template <bool ROWS>
__global__ __launch_bounds__(256) void gemm_kernel(GemmArgs p) {
  extern __shared__ __attribute__((aligned(16))) char smem[];
  const int tid = threadIdx.x, lane0 = tid & 63;
  const int wave = __builtin_amdgcn_readfirstlane(tid >> 6);
  const int wm = wave >> 1, wn = wave & 1;
  const int nk_all = (p.K + BK - 1) / BK;
  [[maybe_unused]] int n_live = 0;
  if constexpr (ROWS) {
    n_live = __builtin_amdgcn_readfirstlane(p.row_blk[0]);
    p.tiles_m = (n_live + 7) >> 3;
  }
  const int total_tiles = p.tiles_m * p.tiles_n;
  const int n_tiles = nk_all;
  if constexpr (ROWS) {
    if ((int)blockIdx.x >= total_tiles) return;
  }
  auto coords = [&](int tile, int& bm, int& bn) { tile_of_index(p, tile, total_tiles, bm, bn); };
  auto window_a = [&](int tile) {
    int bm = 0, bn = 0;
    if (tile < total_tiles) coords(tile, bm, bn);
    return tile < total_tiles ? rsrc_at(p.A, p.a_bytes, ROWS ? (uint64_t)0 : (uint64_t)bm * BM * p.lda) : ia_rsrc(p.A, 0u);
  };
  auto rows_a = [&](int tile) {
    RowOff ro{};
    if constexpr (ROWS) {
      if (tile < total_tiles) {
        int bm = 0, bn = 0;
        coords(tile, bm, bn);
        const Blk8 bl = load_blk8(p.row_blk, bm, n_live);
#pragma unroll
        for (int j = 0; j < 8; ++j) ro.o[j] = (uint32_t)(bl.b[j] >= 0 ? bl.b[j] : bl.b[0]) * (uint32_t)(32 * p.lda * 2);
      }
    }
    return ro;
  };
  auto window_b = [&](int tile) {
    int bm = 0, bn = 0;
    if (tile < total_tiles) coords(tile, bm, bn);
    return tile < total_tiles ? rsrc_at(p.B, p.b_bytes, (uint64_t)bn * BN * p.ldb) : ia_rsrc(p.B, 0u);
  };

  int lane = lane0;
  asm volatile("" : "+v"(lane));
  const int li = lane & 31;
  const int gt = wave * 64 + lane;
  const int rowd = gt >> 3;
// ... 92 lines not shown
    };
    trip(std::true_type{});
    do { trip(Acc{}); } while (u < n_tiles);
    {
      const uint32_t ok1 = off_of(n_tiles + 1), b1_ = bo ^ (uint32_t)(2 * TILE_BYTES);
#pragma unroll
      for (int i = 12; i < 16; ++i) dma(n_tiles + 1, i, ok1, b1_);
    }

    int lane_e = lane0;
    asm volatile("" : "+v"(lane_e));
    int m0 = m0_pre, n0 = n0_pre;
    asm volatile("" : "+s"(m0), "+s"(n0));
    char* stg = smem + 2 * 2 * TILE_BYTES + wave * 2 * STAGE_BYTES;
    if constexpr (ROWS) {
      const Blk8 bl = load_blk8(p.row_blk, bm, n_live);
      RowBlk rb;
#pragma unroll
      for (int mi = 0; mi < 4; ++mi) rb.r[mi] = (wm ? bl.b[4 + mi] : bl.b[mi]) * 32;
      drain_half_plain<false, 0, false, true>(p, acc, m0, n0, stg, lane_e, no_bias, 1.f, rb);
      drain_half_plain<false, 1, false, true>(p, acc, m0, n0 + 64, stg, lane_e, no_bias, 1.f, rb);
    } else {
    drain_half_plain<false, 0, false>(p, acc, m0, n0, stg, lane_e, no_bias);
    drain_half_plain<false, 1, false>(p, acc, m0, n0 + 64, stg, lane_e, no_bias);
    }
    tile += (int)gridDim.x;
    if (tile >= total_tiles) break;
    rsA = rsAn; rsB = rsBn;
    rsAn = window_a(tile + (int)gridDim.x); rsBn = window_b(tile + (int)gridDim.x);
    if constexpr (ROWS) { roA = roAn; roAn = rows_a(tile + (int)gridDim.x); }
  }
  tie2<0>(a0, b0);
  asm volatile("s_waitcnt vmcnt(0)" ::: "memory");
}
// ... 106 lines not shown
  if (hipGetDevice(&dev) != hipSuccess || dev < 0 || dev >= MAX_DEVICES) return nullptr;
  uint32_t* base = __atomic_load_n(&g_ctr_base[dev], __ATOMIC_ACQUIRE);
  if (!base) {
    if (hipGetSymbolAddress((void**)&base, HIP_SYMBOL(g_tile_ctr)) != hipSuccess || !base) return nullptr;
    __atomic_store_n(&g_ctr_base[dev], base, __ATOMIC_RELEASE);
  }
  return base + (size_t)(g_launch_seq.fetch_add(1u, std::memory_order_relaxed) % CTR_SLOTS) * CTR_WORDS;
}

__global__ __launch_bounds__(256) void zero_dead_rows_kernel(const int* __restrict__ list, bf16* __restrict__ C, int ldc, int M, int N,
                                                             float* __restrict__ csum_part, int part_rows, int grouped = 0) {
  const int n_live = list[0], n_dead = list[1], nbr = (list[2] + 7) & ~7;
  const int* dead = list + t256w::ROW_BLK_HDR + nbr;
  const int n8 = N >> 3;
  const u32x4 z = {0u, 0u, 0u, 0u};
  for (int d = blockIdx.x; d < n_dead; d += gridDim.x) {
    const int r0 = dead[d] * 32;
    for (int i = threadIdx.x; i < 32 * n8; i += 256) {
      const int r = r0 + i / n8, c = (i % n8) * 8;
      if (r < M) *reinterpret_cast<u32x4*>(C + (size_t)r * ldc + c) = z;
    }
  }
  if (csum_part && grouped == 2) {
    const size_t total = (size_t)part_rows * N;
    for (size_t i = (size_t)blockIdx.x * 256 + threadIdx.x; i < total; i += (size_t)gridDim.x * 256) csum_part[i] = 0.f;
  } else if (csum_part && grouped) {
    const int ngrp = (M + 127) >> 7;
    for (int d = blockIdx.x; d < n_dead + (part_rows - ngrp); d += gridDim.x) {
      const int g = d < n_dead ? ((dead[d] & 3) ? -1 : dead[d] >> 2) : ngrp + (d - n_dead);
      if (g < 0) continue;
// ... 113 lines not shown
}
static __host__ __device__ inline bool row_block_live(const uint8_t* row_live, int M, int t, int gshift = 0) {
  const int len = 32 << gshift, r0 = (t >> gshift) * len;
  const uint8_t* r = row_live + (size_t)r0;
  const int n = M - r0 < len ? M - r0 : len;
  uint64_t any = 0;
  if (n == len && ((uintptr_t)r & 7) == 0) {
    for (int i = 0; i < len / 8; ++i) any |= reinterpret_cast<const uint64_t*>(r)[i];
  } else {
    for (int i = 0; i < n; ++i) any |= r[i];
  }
  return any != 0;
}
namespace {
inline size_t al256(size_t b) { return (b + 255) & ~(size_t)255; }
__global__ __launch_bounds__(64) void row_blocks_kernel(const uint8_t* __restrict__ row_live, int M, int nb, int* __restrict__ out, int gshift) {
  const int nbr = (nb + 7) & ~7;
  int* const live = out + t256w::ROW_BLK_HDR;
  int* const dead = live + nbr;
  const int lane = threadIdx.x;
  int base = 0;
  for (int c0 = 0; c0 < nb; c0 += 64 * 64) {
    uint64_t flags = 0;
#pragma unroll 8
    for (int i = 0; i < 64; ++i) {
      const int t = c0 + i * 64 + lane;
      if (t < nb && row_block_live(row_live, M, t, gshift)) flags |= 1ull << i;
    }
    for (int i = 0; i < 64 && c0 + i * 64 < nb; ++i) {
      const int t = c0 + i * 64 + lane;
      const bool lv = (flags >> i) & 1ull;
      const uint64_t b = __ballot(lv);
      const int at = base + __popcll(b & ((1ull << lane) - 1ull));
      if (t < nb) { if (lv) live[at] = t; else dead[t - at] = t; }
      base += __popcll(b);
    }
  }
  if (lane < t256w::ROW_BLK_HDR) out[lane] = lane == 0 ? base : (lane == 1 ? nb - base : (lane == 2 ? nb : 0));
}
}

__________________________________________________

> _Task instructions_
Please write out, exactly as they appear above, only the lines in the stretch from the line with "if (csum_part && grouped == 2)" through the line with "const bool lv = (flags >> i) & 1ull;".

> _Response for this exercise_
  if (csum_part && grouped == 2) {
    const size_t total = (size_t)part_rows * N;
    for (size_t i = (size_t)blockIdx.x * 256 + threadIdx.x; i < total; i += (size_t)gridDim.x * 256) csum_part[i] = 0.f;
  } else if (csum_part && grouped) {
    const int ngrp = (M + 127) >> 7;
    for (int d = blockIdx.x; d < n_dead + (part_rows - ngrp); d += gridDim.x) {
      const int g = d < n_dead ? ((dead[d] & 3) ? -1 : dead[d] >> 2) : ngrp + (d - n_dead);
      if (g < 0) continue;
// ... 113 lines not shown
}
static __host__ __device__ inline bool row_block_live(const uint8_t* row_live, int M, int t, int gshift = 0) {
  const int len = 32 << gshift, r0 = (t >> gshift) * len;
  const uint8_t* r = row_live + (size_t)r0;
  const int n = M - r0 < len ? M - r0 : len;
  uint64_t any = 0;
  if (n == len && ((uintptr_t)r & 7) == 0) {
    for (int i = 0; i < len / 8; ++i) any |= reinterpret_cast<const uint64_t*>(r)[i];
  } else {
    for (int i = 0; i < n; ++i) any |= r[i];
  }
  return any != 0;
}
namespace {
inline size_t al256(size_t b) { return (b + 255) & ~(size_t)255; }
__global__ __launch_bounds__(64) void row_blocks_kernel(const uint8_t* __restrict__ row_live, int M, int nb, int* __restrict__ out, int gshift) {
  const int nbr = (nb + 7) & ~7;
  int* const live = out + t256w::ROW_BLK_HDR;
  int* const dead = live + nbr;
  const int lane = threadIdx.x;
  int base = 0;
  for (int c0 = 0; c0 < nb; c0 += 64 * 64) {
    uint64_t flags = 0;
#pragma unroll 8
    for (int i = 0; i < 64; ++i) {
      const int t = c0 + i * 64 + lane;
      if (t < nb && row_block_live(row_live, M, t, gshift)) flags |= 1ull << i;
    }
    for (int i = 0; i < 64 && c0 + i * 64 < nb; ++i) {
      const int t = c0 + i * 64 + lane;
      const bool lv = (flags >> i) & 1ull;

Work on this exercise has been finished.